- About this task -
For the listing below, give the number of lines that contain the word "dqkv" and no other text.

━━━━━━━━━━━━━━━━━━━━━━━━━━━━━━

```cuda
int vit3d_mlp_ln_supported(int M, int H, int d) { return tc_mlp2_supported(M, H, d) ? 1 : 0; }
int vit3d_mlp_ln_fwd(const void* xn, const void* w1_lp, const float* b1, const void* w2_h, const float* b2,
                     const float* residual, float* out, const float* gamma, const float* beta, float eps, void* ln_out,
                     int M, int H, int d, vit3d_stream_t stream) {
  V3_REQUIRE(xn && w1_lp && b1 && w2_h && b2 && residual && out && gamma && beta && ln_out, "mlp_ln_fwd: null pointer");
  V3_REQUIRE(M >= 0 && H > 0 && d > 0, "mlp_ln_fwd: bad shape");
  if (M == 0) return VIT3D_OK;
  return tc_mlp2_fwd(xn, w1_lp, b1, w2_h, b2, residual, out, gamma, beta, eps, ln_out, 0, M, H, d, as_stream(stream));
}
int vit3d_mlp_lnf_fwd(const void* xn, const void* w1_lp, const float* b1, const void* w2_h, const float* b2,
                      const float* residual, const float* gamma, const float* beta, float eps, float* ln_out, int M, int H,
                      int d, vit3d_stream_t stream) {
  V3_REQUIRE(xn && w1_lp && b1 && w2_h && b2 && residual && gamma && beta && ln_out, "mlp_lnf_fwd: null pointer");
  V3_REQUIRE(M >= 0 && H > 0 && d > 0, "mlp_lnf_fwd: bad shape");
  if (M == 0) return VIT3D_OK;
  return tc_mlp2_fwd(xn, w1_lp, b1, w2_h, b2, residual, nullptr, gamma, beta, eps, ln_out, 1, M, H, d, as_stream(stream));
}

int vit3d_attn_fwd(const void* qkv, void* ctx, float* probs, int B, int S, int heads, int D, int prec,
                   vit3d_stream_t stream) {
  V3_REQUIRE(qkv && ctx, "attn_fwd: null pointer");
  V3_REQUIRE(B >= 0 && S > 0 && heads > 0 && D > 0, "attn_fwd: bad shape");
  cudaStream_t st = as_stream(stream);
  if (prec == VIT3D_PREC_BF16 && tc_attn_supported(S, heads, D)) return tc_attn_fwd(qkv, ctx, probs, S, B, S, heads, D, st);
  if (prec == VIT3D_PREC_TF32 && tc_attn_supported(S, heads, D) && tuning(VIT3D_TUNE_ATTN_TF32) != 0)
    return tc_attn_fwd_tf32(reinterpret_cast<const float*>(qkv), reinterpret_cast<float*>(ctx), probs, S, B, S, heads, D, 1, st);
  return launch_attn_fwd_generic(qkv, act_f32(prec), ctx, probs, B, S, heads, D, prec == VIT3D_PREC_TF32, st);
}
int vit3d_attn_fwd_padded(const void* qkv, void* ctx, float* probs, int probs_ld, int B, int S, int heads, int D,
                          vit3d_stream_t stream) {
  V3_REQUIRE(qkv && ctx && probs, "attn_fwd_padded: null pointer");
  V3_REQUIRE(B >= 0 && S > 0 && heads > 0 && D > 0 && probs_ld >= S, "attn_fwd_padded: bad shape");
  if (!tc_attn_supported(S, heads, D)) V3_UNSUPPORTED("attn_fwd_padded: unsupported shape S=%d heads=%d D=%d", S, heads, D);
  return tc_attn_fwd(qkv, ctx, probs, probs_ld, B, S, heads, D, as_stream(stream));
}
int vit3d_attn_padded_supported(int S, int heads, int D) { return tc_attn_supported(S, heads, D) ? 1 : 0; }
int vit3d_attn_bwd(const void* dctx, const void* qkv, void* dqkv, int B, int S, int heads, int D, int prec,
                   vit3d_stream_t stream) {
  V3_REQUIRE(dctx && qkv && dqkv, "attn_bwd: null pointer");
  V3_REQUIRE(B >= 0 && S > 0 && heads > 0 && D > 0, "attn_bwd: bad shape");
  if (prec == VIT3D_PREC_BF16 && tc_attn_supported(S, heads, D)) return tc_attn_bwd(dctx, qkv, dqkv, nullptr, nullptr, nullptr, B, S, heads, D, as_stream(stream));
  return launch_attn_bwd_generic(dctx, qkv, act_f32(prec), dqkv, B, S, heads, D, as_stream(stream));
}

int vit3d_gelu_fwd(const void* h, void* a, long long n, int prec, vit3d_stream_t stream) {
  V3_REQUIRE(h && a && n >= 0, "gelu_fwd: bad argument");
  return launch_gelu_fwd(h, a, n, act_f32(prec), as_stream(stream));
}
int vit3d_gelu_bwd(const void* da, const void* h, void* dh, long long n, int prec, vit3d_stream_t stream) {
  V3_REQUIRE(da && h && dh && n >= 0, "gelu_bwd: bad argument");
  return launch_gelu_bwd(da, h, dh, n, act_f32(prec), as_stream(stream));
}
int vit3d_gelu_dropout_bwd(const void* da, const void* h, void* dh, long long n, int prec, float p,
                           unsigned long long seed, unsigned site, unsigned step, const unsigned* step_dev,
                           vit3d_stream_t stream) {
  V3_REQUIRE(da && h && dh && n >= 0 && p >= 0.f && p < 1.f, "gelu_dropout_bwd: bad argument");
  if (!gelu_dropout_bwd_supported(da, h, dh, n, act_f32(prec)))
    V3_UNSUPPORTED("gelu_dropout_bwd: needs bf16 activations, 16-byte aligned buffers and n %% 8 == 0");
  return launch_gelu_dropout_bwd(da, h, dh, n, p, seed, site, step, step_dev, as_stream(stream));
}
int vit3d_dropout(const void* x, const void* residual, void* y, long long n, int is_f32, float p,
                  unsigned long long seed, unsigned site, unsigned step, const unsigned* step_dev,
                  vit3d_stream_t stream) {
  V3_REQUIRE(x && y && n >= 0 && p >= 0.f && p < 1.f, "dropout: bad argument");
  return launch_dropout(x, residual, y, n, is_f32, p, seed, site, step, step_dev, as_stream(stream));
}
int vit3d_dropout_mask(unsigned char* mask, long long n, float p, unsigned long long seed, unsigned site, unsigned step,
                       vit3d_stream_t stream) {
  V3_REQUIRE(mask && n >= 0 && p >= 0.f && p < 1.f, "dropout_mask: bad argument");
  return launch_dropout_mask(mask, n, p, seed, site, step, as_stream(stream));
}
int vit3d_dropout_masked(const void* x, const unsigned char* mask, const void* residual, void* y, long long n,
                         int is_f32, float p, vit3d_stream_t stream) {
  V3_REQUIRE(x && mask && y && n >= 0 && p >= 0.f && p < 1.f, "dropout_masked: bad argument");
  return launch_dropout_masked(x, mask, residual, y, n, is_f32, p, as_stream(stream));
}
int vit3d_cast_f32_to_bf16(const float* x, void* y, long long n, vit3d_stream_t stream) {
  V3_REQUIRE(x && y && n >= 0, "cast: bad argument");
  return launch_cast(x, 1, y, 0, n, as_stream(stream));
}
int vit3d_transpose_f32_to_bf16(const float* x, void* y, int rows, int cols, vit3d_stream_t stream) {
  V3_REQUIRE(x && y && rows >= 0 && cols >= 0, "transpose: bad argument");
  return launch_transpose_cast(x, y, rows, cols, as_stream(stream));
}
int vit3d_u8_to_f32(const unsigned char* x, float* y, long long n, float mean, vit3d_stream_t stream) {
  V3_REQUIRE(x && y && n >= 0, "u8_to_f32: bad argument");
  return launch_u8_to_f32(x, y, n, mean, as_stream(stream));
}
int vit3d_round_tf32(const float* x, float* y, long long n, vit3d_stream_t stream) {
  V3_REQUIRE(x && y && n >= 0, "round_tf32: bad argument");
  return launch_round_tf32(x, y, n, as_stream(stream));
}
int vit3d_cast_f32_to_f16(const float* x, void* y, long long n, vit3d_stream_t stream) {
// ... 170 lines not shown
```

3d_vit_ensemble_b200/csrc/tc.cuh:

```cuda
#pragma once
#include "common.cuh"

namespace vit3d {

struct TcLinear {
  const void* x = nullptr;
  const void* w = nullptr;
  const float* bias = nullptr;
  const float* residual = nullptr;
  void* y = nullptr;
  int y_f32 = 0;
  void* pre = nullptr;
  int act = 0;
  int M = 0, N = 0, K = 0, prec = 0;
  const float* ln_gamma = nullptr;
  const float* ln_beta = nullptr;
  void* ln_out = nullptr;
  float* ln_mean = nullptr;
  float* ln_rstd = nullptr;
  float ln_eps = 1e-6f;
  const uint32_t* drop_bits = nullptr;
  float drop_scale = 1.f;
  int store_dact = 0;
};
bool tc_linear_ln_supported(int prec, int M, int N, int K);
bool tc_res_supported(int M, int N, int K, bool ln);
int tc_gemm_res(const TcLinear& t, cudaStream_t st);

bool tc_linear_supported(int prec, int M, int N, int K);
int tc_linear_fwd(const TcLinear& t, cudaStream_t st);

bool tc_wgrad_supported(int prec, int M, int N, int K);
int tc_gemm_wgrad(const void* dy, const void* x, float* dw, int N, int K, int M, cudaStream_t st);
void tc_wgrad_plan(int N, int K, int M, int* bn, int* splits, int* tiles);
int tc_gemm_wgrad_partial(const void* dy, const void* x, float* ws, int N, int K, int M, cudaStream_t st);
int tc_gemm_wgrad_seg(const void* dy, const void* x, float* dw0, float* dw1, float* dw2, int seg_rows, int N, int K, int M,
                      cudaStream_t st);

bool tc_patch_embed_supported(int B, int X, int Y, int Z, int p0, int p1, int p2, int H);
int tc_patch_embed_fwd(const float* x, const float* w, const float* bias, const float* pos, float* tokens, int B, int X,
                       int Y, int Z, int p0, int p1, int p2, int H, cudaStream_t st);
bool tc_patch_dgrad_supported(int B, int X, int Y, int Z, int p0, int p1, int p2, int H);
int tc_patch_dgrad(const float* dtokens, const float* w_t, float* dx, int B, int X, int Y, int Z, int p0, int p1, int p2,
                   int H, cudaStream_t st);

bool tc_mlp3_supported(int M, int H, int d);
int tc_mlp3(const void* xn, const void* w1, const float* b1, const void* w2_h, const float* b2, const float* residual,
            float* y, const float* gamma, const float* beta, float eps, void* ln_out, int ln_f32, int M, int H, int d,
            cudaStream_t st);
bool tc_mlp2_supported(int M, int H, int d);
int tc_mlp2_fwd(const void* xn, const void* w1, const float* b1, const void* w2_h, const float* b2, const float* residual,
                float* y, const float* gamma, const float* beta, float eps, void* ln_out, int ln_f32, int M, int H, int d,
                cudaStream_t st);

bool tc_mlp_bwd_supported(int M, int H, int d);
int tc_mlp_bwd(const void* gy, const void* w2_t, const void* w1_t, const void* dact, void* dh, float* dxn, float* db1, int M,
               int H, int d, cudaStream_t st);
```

━━━━━━━━━━━━━━━━━━━━━━━━━━━━━━

- Response to this task -
4